[Opening Provided information section]
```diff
+    const int tx = k.W >> 5, nti = tx * ((k.H + XT_TH - 1) / XT_TH);
+    const int t0 = xcd_tile(blockIdx.x, gridDim.x) * k.tpw, t1 = min(t0 + k.tpw, nti);
+    const float* xb = k.x + (int64_t)b * k.x_bs;
+    {
+        const uint32_t voff = 16 * lane, ws_lds = lds_addr(Ws);
+        for (int pi = wave; pi < NPW; pi += 4) {
+            const int li = pi % 3, m = (pi / 3) % MT, tap = (pi / (3 * MT)) % 9, kb = pi / (27 * MT);
+            glds16(k.Wp + (((int64_t)(tap * MT + m) * KB + kb) * 3 + li) * 64, voff, ws_lds + pi * 1024);
+        }
+    }
+    int hp[2], hy[2], hx[2];
+#pragma unroll
+    for (int i = 0; i < 2; ++i) {
+        hp[i] = (wave + 4 * i) * 32 + n;
+        hy[i] = hp[i] / XT_HW;
+        hx[i] = hp[i] - hy[i] * XT_HW;
+    }
+    const bool two = wave + 4 < XT_NPB;
+    auto load_x = [&](int tile, int kb, float (&dst)[2][8], float (&mk)[2]) {
+        const int tyi = tile / tx, y0 = tyi * XT_TH, x0 = (tile - tyi * tx) * XT_TW;
+#pragma unroll
+        for (int i = 0; i < 2; ++i)
+            if (i == 0 || two) {
+                const int gy = y0 - 1 + hy[i], gx = x0 - 1 + hx[i];
+                mk[i] = (hp[i] < XT_NPH && gy >= 0 && gy < k.H && gx >= 0 && gx < k.W) ? 1.f : 0.f;
+                const int off = min(max(gy, 0), k.H - 1) * k.W + min(max(gx, 0), k.W - 1);
+#pragma unroll
+                for (int e = 0; e < 8; ++e) dst[i][e] = xb[min(16 * kb + 8 * kh + e, k.Cin - 1) * Li + off];
+            }
+    };
+    auto stage_x = [&](const float (&src)[2][8], const float (&mk)[2]) {
+#pragma unroll
+        for (int i = 0; i < 2; ++i)
+            if (i == 0 || two) {
+                float v[8];
+#pragma unroll
+                for (int e = 0; e < 8; ++e) v[e] = src[i][e] * mk[i];
+                u32x4 l0, l1, l2;
+                split8(v, l0, l1, l2);
+                if (hp[i] < XT_NPH) {
+                    u32x4* xp = Xs + kh * XT_TS + hp[i];
+                    xp[0] = l0;
+                    xp[2 * XT_TS] = l1;
+                    xp[4 * XT_TS] = l2;
+                }
+            }
+    };
+
+    f32x16 acc[MT], alo[MT];
+#pragma unroll
+    for (int m = 0; m < MT; ++m) acc[m] = alo[m] = zero16();
+    float* const Bs = reinterpret_cast<float*>(Xs + 3 * 2 * XT_TS);
+    if (threadIdx.x < 32 * MT) Bs[threadIdx.x] = k.bias && (int)threadIdx.x < k.Cout ? k.bias[threadIdx.x] : 0.f;
+    float xn[2][8], mkn[2];
+    if (t0 < t1) load_x(t0, 0, xn, mkn);
+    asm volatile("s_waitcnt vmcnt(0)" ::: "memory");
+
+    const u32x4* Xw = Xs + kh * XT_TS + wave * XT_HW + n;
+    const float lo = k.relu ? 0.f : -3.402823466e38f;
+    for (int tile = t0; tile < t1; ++tile) {
+#pragma unroll
+        for (int kb = 0; kb < KB; ++kb) {
+            stage_x(xn, mkn);
+            __syncthreads();
+            if (kb + 1 < KB) load_x(tile, kb + 1, xn, mkn);
+            else if (tile + 1 < t1) load_x(tile + 1, 0, xn, mkn);
+#pragma unroll
+            for (int ky = 0; ky < 3; ++ky)
+#pragma unroll
+                for (int kx = 0; kx < 3; ++kx) {
+                    const u32x4* xp = Xw + ky * XT_HW + kx;
+                    const u32x4 xl[3] = {xp[0], xp[2 * XT_TS], xp[4 * XT_TS]};
+#pragma unroll
+                    for (int m = 0; m < MT; ++m) {
+                        const u32x4* wp = Ws + ((kb * 9 + 3 * ky + kx) * MT + m) * 192 + lane;
+                        const u32x4 wl[3] = {wp[0], wp[64], wp[128]};
+                        mac6(wl, xl, acc[m], alo[m]);
+                    }
+                }
+            __syncthreads();
+        }
+        const int tyi = tile / tx, oy = tyi * XT_TH + wave;
+        if (oy < k.H) {
+            const int pc = oy * k.W + (tile - tyi * tx) * XT_TW + n;
+            float* ob = k.out + (int64_t)b * k.Cout * Li + pc;
+            const float* r1b = k.res1 + (int64_t)(b / k.res1_rep) * k.Cout * Li + pc;
+            const float* r2b = k.res2 + (int64_t)b * k.Cout * Li + pc;
+#pragma unroll
+            for (int m = 0; m < MT; ++m) {
+                float v[16], q[16];
+#pragma unroll
+                for (int r = 0; r < 16; ++r) v[r] = fmaxf(acc[m][r] + alo[m][r] + Bs[acc_row(r, kh, m * 32)], lo);
+                if (k.res1) {
+#pragma unroll
+                    for (int r = 0; r < 16; ++r) q[r] = r1b[min(acc_row(r, kh, m * 32), k.Cout - 1) * Li];
+#pragma unroll
+                    for (int r = 0; r < 16; ++r) v[r] += q[r];
+                }
+                if (k.res2) {
+#pragma unroll
+                    for (int r = 0; r < 16; ++r) q[r] = r2b[min(acc_row(r, kh, m * 32), k.Cout - 1) * Li];
+#pragma unroll
+                    for (int r = 0; r < 16; ++r) v[r] += q[r];
+                }
+#pragma unroll
+                for (int r = 0; r < 16; ++r) {
+                    const int row = acc_row(r, kh, m * 32);
+                    if (row < k.Cout) ob[row * Li] = v[r];
+                }
+            }
+        }
+#pragma unroll
+        for (int m = 0; m < MT; ++m) acc[m] = alo[m] = zero16();
+    }
+}
+
+}
+
+static bool conv_tile_shape(int B, int Cin, int H, int W, int Cout) {
+    if (!(conv_rows_shape(3, Cin, H, W) && W % XT_TW == 0 && B > 0 && Cout > 0 && cdiv(Cin, 16) * cdiv(Cout, 32) <= 2)) return false;
+    return Cin <= 16 || (int64_t)B * (W / XT_TW) * cdiv(H, XT_TH) < 4096;
+}
+static bool conv_tile_on = true;
+extern "C" int bem_conv_tile_shape(int B, int Cin, int H, int W, int Cout) { return conv_tile_shape(B, Cin, H, W, Cout); }
+extern "C" int bem_conv_tile_enable(int on) {
+    const int was = conv_tile_on;
+    conv_tile_on = on != 0;
+    return was;
 }
 
 bool conv_rows_shape(int KS, int Cin, int H, int W) {
@@ -152,6 +288,17 @@
             k.mt_first = 2 * pairs;
             conv_rows_x6_kernel<1, 4, 2><<<dim3(nx, 1, B), 256, 0, s>>>(k);
         }
+    } else if (conv_tile_on && conv_tile_shape(B, Cin, H, W, Cout)) {
+        const int nti = (W / XT_TW) * cdiv(H, XT_TH);
+        const int64_t all = (int64_t)nti * B;
+        k.tpw = all >= 8192 ? 8 : all >= 4096 ? 4 : all >= 1024 ? 2 : 1;
+        const dim3 grid(cdiv(nti, k.tpw), 1, B);
+        const int lds = (27 * k.KB * k.MT * 64 + 3 * 2 * XT_TS) * 16 + 32 * k.MT * 4;
+#define BEM_CT(KBV, MTV) do { set_max_dynamic_lds<conv_tile_x6_kernel<KBV, MTV>>(lds); conv_tile_x6_kernel<KBV, MTV><<<grid, 256, lds, s>>>(k); } while (0)
+        if (k.KB == 2) BEM_CT(2, 1);
+        else if (k.MT == 2) BEM_CT(1, 2);
+        else BEM_CT(1, 1);
+#undef BEM_CT
     } else {
         k.mt_first = 0;
         conv_rows_x6_kernel<1, 3, 1><<<dim3(cdiv(Ho * Wo, 512), k.MT, B), 256, 0, s>>>(k);
diff --git a/include/bem_hip.h b/include/bem_hip.h
--- a/include/bem_hip.h
+++ b/include/bem_hip.h
@@ -96,6 +96,8 @@
 #define BEM_CONV_ALLOW_MFMA 2
 int bem_conv2d_route(const float* x, int64_t x_bstride, const float* res1, const float* res2, const float* out, int Cin, int H, int W,
                      int Cout, int KH, int KW, int stride, int pad, int dilation, int allow);
+int bem_conv_tile_shape(int B, int Cin, int H, int W, int Cout);
+int bem_conv_tile_enable(int on);
 
 int bem_quat_dwt_f32(const float* rgb, int64_t x_bstride, float* out, int B, int H, int W, void* stream);
 int bem_cond_dwt_f32(const float* cond, float* out, int R, int H, int W, int s, void* stream);
```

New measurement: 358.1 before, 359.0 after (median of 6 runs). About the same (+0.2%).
[Closing Provided information section]
What lines in the entries above include the string "stream"? Return each one.

● Answer box:
 int bem_quat_dwt_f32(const float* rgb, int64_t x_bstride, float* out, int B, int H, int W, void* stream);
 int bem_cond_dwt_f32(const float* cond, float* out, int R, int H, int W, int s, void* stream);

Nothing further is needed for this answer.